Start of PROVIDED MATERIAL

typedef struct gdmae_conv_block_args {
  long long n_in, n_out;
  int cin, cout, bf16, x_f32, g_f32;
  float eps, momentum;
  const void* x;
  const int* nbr;
  const int* nbr_t;
  const void* W;
  const float *gamma, *beta;
  float *running_mean, *running_var;
  long long* num_batches;
  void* cols;
  void* y;
  double* stats;
  float* ab;
  float* mv;
  void* out;
  const void* g;
  void* dx;
  float *dW, *dgamma, *dbeta;
  void* scratch;
  const void* packed_fwd;
  const void* packed_bwd;
  int out_f32;
} gdmae_conv_block_args;
size_t gdmae_conv_block_scratch_bytes(long long n_in, long long n_out, int cin, int cout, int bf16);
size_t gdmae_spconv_packed_bytes(int cin, int cout);
int gdmae_spconv_pack_jobs(const float* W , int cin, int cout, int transposed, void* packed, long long* jobs);
int gdmae_spconv(const void* X, int x_f32, const int* nbr, const void* packed, long long n, int cin, int cout, void* Y,
                 int timing_slot , void* stream);
int gdmae_spconv_bias_relu(const void* X, int x_f32, const int* nbr, const void* packed, const float* bias, long long n, int cin, int cout,
                           void* Y, void* stream);
int gdmae_spconv_stat_rows(int cin, int cout, int x_f32);
int gdmae_spconv_stats(const void* X, int x_f32, const int* nbr, const void* packed, long long n, int cin, int cout, void* Y, float* part,
                       void* stream);
int gdmae_decoder_dy(const void* Yc, const int* tile_list, int n_act, const float* k0, const float* k1, const float* rows,
                     const int* cell2pillar, int H, int W, int C, void* dYc, void* stream);
int gdmae_decoder_site_rulebook(const int* site, const int* n_dev, int sites_per_tok, long long cap_sites, const int* tile_slot,
                                int H, int W, int* nbr, void* stream);
long long gdmae_tap_dw_rows(long long n, int M, int N);
size_t gdmae_tap_dw_workspace_bytes(long long n, int M, int N);
int gdmae_tap_dw(const void* G, long long n, long long n_pad, int M, const void* X, const int* nbr, int N, float* out, int ld_out,
                 int m_off, void* workspace, void* stream);
size_t gdmae_decoder_block_dw_workspace_bytes(long long n, int u);
int gdmae_decoder_block_dw(const void* P, const float* a, const float* b, const void* bg, const int* site, long long n, int u,
                           const void* dYc, const int* tile_slot, int H, int W, float* out, int ld_out, int m_off, void* workspace,
                           void* stream);
int gdmae_conv_block_fwd(const gdmae_conv_block_args* args , void* stream);
int gdmae_conv_block_bwd(const gdmae_conv_block_args* args , void* stream);

typedef struct gdmae_layer_args {
  long long n;
  int d, ff, nhead, bf16;
  float eps, tau_min;
  int n_levels;
  int n_win[4], max_tokens[4];
  const int* tok_pos;
  const int* csr_tok;
  const int* win_start;
  const int* win_len;
  const float* pos_table;
  const void *Win, *bin, *Wo, *bo, *W1, *b1, *W2, *b2;
  const float *g1, *be1, *g2, *be2, *tau;
  const float* x;
  float* y;
  const float* dy;
  float* dx;
  float *dWin, *dbin, *dtau, *dWo, *dbo, *dW1, *db1, *dW2, *db2, *dg1, *dbe1, *dg2, *dbe2;
  void* saved;
  void* scratch;
  const void* packed;
  int x_bf16;
  void* res_out;
  const void* dres;
  void* dx_bf16;
  int path;
} gdmae_layer_args;
size_t gdmae_layer_packed_bytes(int d, int ff);
int gdmae_layer_pack_jobs(const float* Win, const float* Wo, const float* W1, const float* W2, int d, int ff, void* packed,
                          long long* jobs_host );
int gdmae_layer_pack_job_count(int d, int ff);
int gdmae_tok_gemm_pack(const long long* jobs_dev, int n_jobs, void* stream);
int gdmae_tok_gemm(const void* X, const void* Wp, const void* bias, long long n, long long n_pad, int K, int N, int epilogue,
                   void* out0, void* out1, const void* aux, const float* res, const float* gamma, const float* beta, float eps,
                   float* y, float* stats, void* y_bf16, const float* pos_table, const int* tok_pos, void* ypos_bf16,
                   void* stream);

int gdmae_tok_gemm_qkv(const void* Xpos, const void* X, const void* Wp_qk, const void* Wp_v, const void* bias3, long long n_pad,
                       int d, void* qk, void* v, void* stream);

int gdmae_tok_gemm_ffn(const void* X, const void* W1p, const void* b1, const void* W2p, const void* b2, long long n, long long n_pad,
                       int d, void* h, const float* res, const float* gamma, const float* beta, float eps, float* y, float* stats,
                       void* y_bf16, const float* pos_table, const int* tok_pos, void* ypos_bf16, void* f_out, void* stream);

int gdmae_tok_gemm_ln_bwd_rows(int N);
int gdmae_tok_gemm_ln_bwd(const void* X, const void* Wp, long long n, long long n_pad, int K, int N, const float* dy,
                          const void* dy2_bf16, const float* ln_a, const void* ln_b_bf16, const float* stats,
                          const float* gamma, float* dx, void* dx_bf16, float* part, void* stream);
int gdmae_encoder_layer_bytes(long long n, int d, int ff, int nhead, int bf16, size_t* saved_bytes,
                              size_t* fwd_scratch_bytes, size_t* bwd_scratch_bytes);
int gdmae_encoder_layer_fwd(const gdmae_layer_args* args , void* stream);
int gdmae_encoder_layer_bwd(const gdmae_layer_args* args , void* stream);
int gdmae_encoder_stage_fwd(const gdmae_layer_args* layers , int n_layers, void* stream);
int gdmae_encoder_stage_bwd(const gdmae_layer_args* layers , int n_layers, void* stream);
int gdmae_encoder_set_layer_path(int path);
int gdmae_encoder_stage_fused(const gdmae_layer_args* layers , int n_layers);

size_t gdmae_deconv_rows_packed_bytes(int cin, int cout, int s);
int gdmae_deconv_rows_pack(const float* weight, int cin, int cout, int s, void* packed_fwd, void* packed_bwd, void* stream);
int gdmae_deconv_rows_fwd(const void* X, long long n, int cin, int cout, int s, const void* packed_fwd, void* P, void* stream);
int gdmae_deconv_rows_bwd_input(const void* dP, long long n, int cin, int cout, int s, const void* packed_bwd, void* dX, void* stream);
size_t gdmae_deconv_rows_dw_workspace_bytes(long long n, int cin, int cout, int s);
int gdmae_deconv_rows_bwd_weight(const void* X, const void* dP, long long n, int cin, int cout, int s, float* dW, void* workspace,
                                 void* stream);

End of PROVIDED MATERIAL

* AIM OF THE EXERCISE *
Repeat each record verbatim.

* WRITTEN ANSWER *
typedef struct gdmae_conv_block_args {
  long long n_in, n_out;
  int cin, cout, bf16, x_f32, g_f32;
  float eps, momentum;
  const void* x;
  const int* nbr;
  const int* nbr_t;
  const void* W;
  const float *gamma, *beta;
  float *running_mean, *running_var;
  long long* num_batches;
  void* cols;
  void* y;
  double* stats;
  float* ab;
  float* mv;
  void* out;
  const void* g;
  void* dx;
  float *dW, *dgamma, *dbeta;
  void* scratch;
  const void* packed_fwd;
  const void* packed_bwd;
  int out_f32;
} gdmae_conv_block_args;
size_t gdmae_conv_block_scratch_bytes(long long n_in, long long n_out, int cin, int cout, int bf16);
size_t gdmae_spconv_packed_bytes(int cin, int cout);
int gdmae_spconv_pack_jobs(const float* W , int cin, int cout, int transposed, void* packed, long long* jobs);
int gdmae_spconv(const void* X, int x_f32, const int* nbr, const void* packed, long long n, int cin, int cout, void* Y,
                 int timing_slot , void* stream);
int gdmae_spconv_bias_relu(const void* X, int x_f32, const int* nbr, const void* packed, const float* bias, long long n, int cin, int cout,
                           void* Y, void* stream);
int gdmae_spconv_stat_rows(int cin, int cout, int x_f32);
int gdmae_spconv_stats(const void* X, int x_f32, const int* nbr, const void* packed, long long n, int cin, int cout, void* Y, float* part,
                       void* stream);
int gdmae_decoder_dy(const void* Yc, const int* tile_list, int n_act, const float* k0, const float* k1, const float* rows,
                     const int* cell2pillar, int H, int W, int C, void* dYc, void* stream);
int gdmae_decoder_site_rulebook(const int* site, const int* n_dev, int sites_per_tok, long long cap_sites, const int* tile_slot,
                                int H, int W, int* nbr, void* stream);
long long gdmae_tap_dw_rows(long long n, int M, int N);
size_t gdmae_tap_dw_workspace_bytes(long long n, int M, int N);
int gdmae_tap_dw(const void* G, long long n, long long n_pad, int M, const void* X, const int* nbr, int N, float* out, int ld_out,
                 int m_off, void* workspace, void* stream);
size_t gdmae_decoder_block_dw_workspace_bytes(long long n, int u);
int gdmae_decoder_block_dw(const void* P, const float* a, const float* b, const void* bg, const int* site, long long n, int u,
                           const void* dYc, const int* tile_slot, int H, int W, float* out, int ld_out, int m_off, void* workspace,
                           void* stream);
int gdmae_conv_block_fwd(const gdmae_conv_block_args* args , void* stream);
int gdmae_conv_block_bwd(const gdmae_conv_block_args* args , void* stream);

typedef struct gdmae_layer_args {
  long long n;
  int d, ff, nhead, bf16;
  float eps, tau_min;
  int n_levels;
  int n_win[4], max_tokens[4];
  const int* tok_pos;
  const int* csr_tok;
  const int* win_start;
  const int* win_len;
  const float* pos_table;
  const void *Win, *bin, *Wo, *bo, *W1, *b1, *W2, *b2;
  const float *g1, *be1, *g2, *be2, *tau;
  const float* x;
  float* y;
  const float* dy;
  float* dx;
  float *dWin, *dbin, *dtau, *dWo, *dbo, *dW1, *db1, *dW2, *db2, *dg1, *dbe1, *dg2, *dbe2;
  void* saved;
  void* scratch;
  const void* packed;
  int x_bf16;
  void* res_out;
  const void* dres;
  void* dx_bf16;
  int path;
} gdmae_layer_args;
size_t gdmae_layer_packed_bytes(int d, int ff);
int gdmae_layer_pack_jobs(const float* Win, const float* Wo, const float* W1, const float* W2, int d, int ff, void* packed,
                          long long* jobs_host );
int gdmae_layer_pack_job_count(int d, int ff);
int gdmae_tok_gemm_pack(const long long* jobs_dev, int n_jobs, void* stream);
int gdmae_tok_gemm(const void* X, const void* Wp, const void* bias, long long n, long long n_pad, int K, int N, int epilogue,
                   void* out0, void* out1, const void* aux, const float* res, const float* gamma, const float* beta, float eps,
                   float* y, float* stats, void* y_bf16, const float* pos_table, const int* tok_pos, void* ypos_bf16,
                   void* stream);

int gdmae_tok_gemm_qkv(const void* Xpos, const void* X, const void* Wp_qk, const void* Wp_v, const void* bias3, long long n_pad,
                       int d, void* qk, void* v, void* stream);

int gdmae_tok_gemm_ffn(const void* X, const void* W1p, const void* b1, const void* W2p, const void* b2, long long n, long long n_pad,
                       int d, void* h, const float* res, const float* gamma, const float* beta, float eps, float* y, float* stats,
                       void* y_bf16, const float* pos_table, const int* tok_pos, void* ypos_bf16, void* f_out, void* stream);

int gdmae_tok_gemm_ln_bwd_rows(int N);
int gdmae_tok_gemm_ln_bwd(const void* X, const void* Wp, long long n, long long n_pad, int K, int N, const float* dy,
                          const void* dy2_bf16, const float* ln_a, const void* ln_b_bf16, const float* stats,
                          const float* gamma, float* dx, void* dx_bf16, float* part, void* stream);
int gdmae_encoder_layer_bytes(long long n, int d, int ff, int nhead, int bf16, size_t* saved_bytes,
                              size_t* fwd_scratch_bytes, size_t* bwd_scratch_bytes);
int gdmae_encoder_layer_fwd(const gdmae_layer_args* args , void* stream);
int gdmae_encoder_layer_bwd(const gdmae_layer_args* args , void* stream);
int gdmae_encoder_stage_fwd(const gdmae_layer_args* layers , int n_layers, void* stream);
int gdmae_encoder_stage_bwd(const gdmae_layer_args* layers , int n_layers, void* stream);
int gdmae_encoder_set_layer_path(int path);
int gdmae_encoder_stage_fused(const gdmae_layer_args* layers , int n_layers);

size_t gdmae_deconv_rows_packed_bytes(int cin, int cout, int s);
int gdmae_deconv_rows_pack(const float* weight, int cin, int cout, int s, void* packed_fwd, void* packed_bwd, void* stream);
int gdmae_deconv_rows_fwd(const void* X, long long n, int cin, int cout, int s, const void* packed_fwd, void* P, void* stream);
int gdmae_deconv_rows_bwd_input(const void* dP, long long n, int cin, int cout, int s, const void* packed_bwd, void* dX, void* stream);
size_t gdmae_deconv_rows_dw_workspace_bytes(long long n, int cin, int cout, int s);
int gdmae_deconv_rows_bwd_weight(const void* X, const void* dP, long long n, int cin, int cout, int s, float* dW, void* workspace,
                                 void* stream);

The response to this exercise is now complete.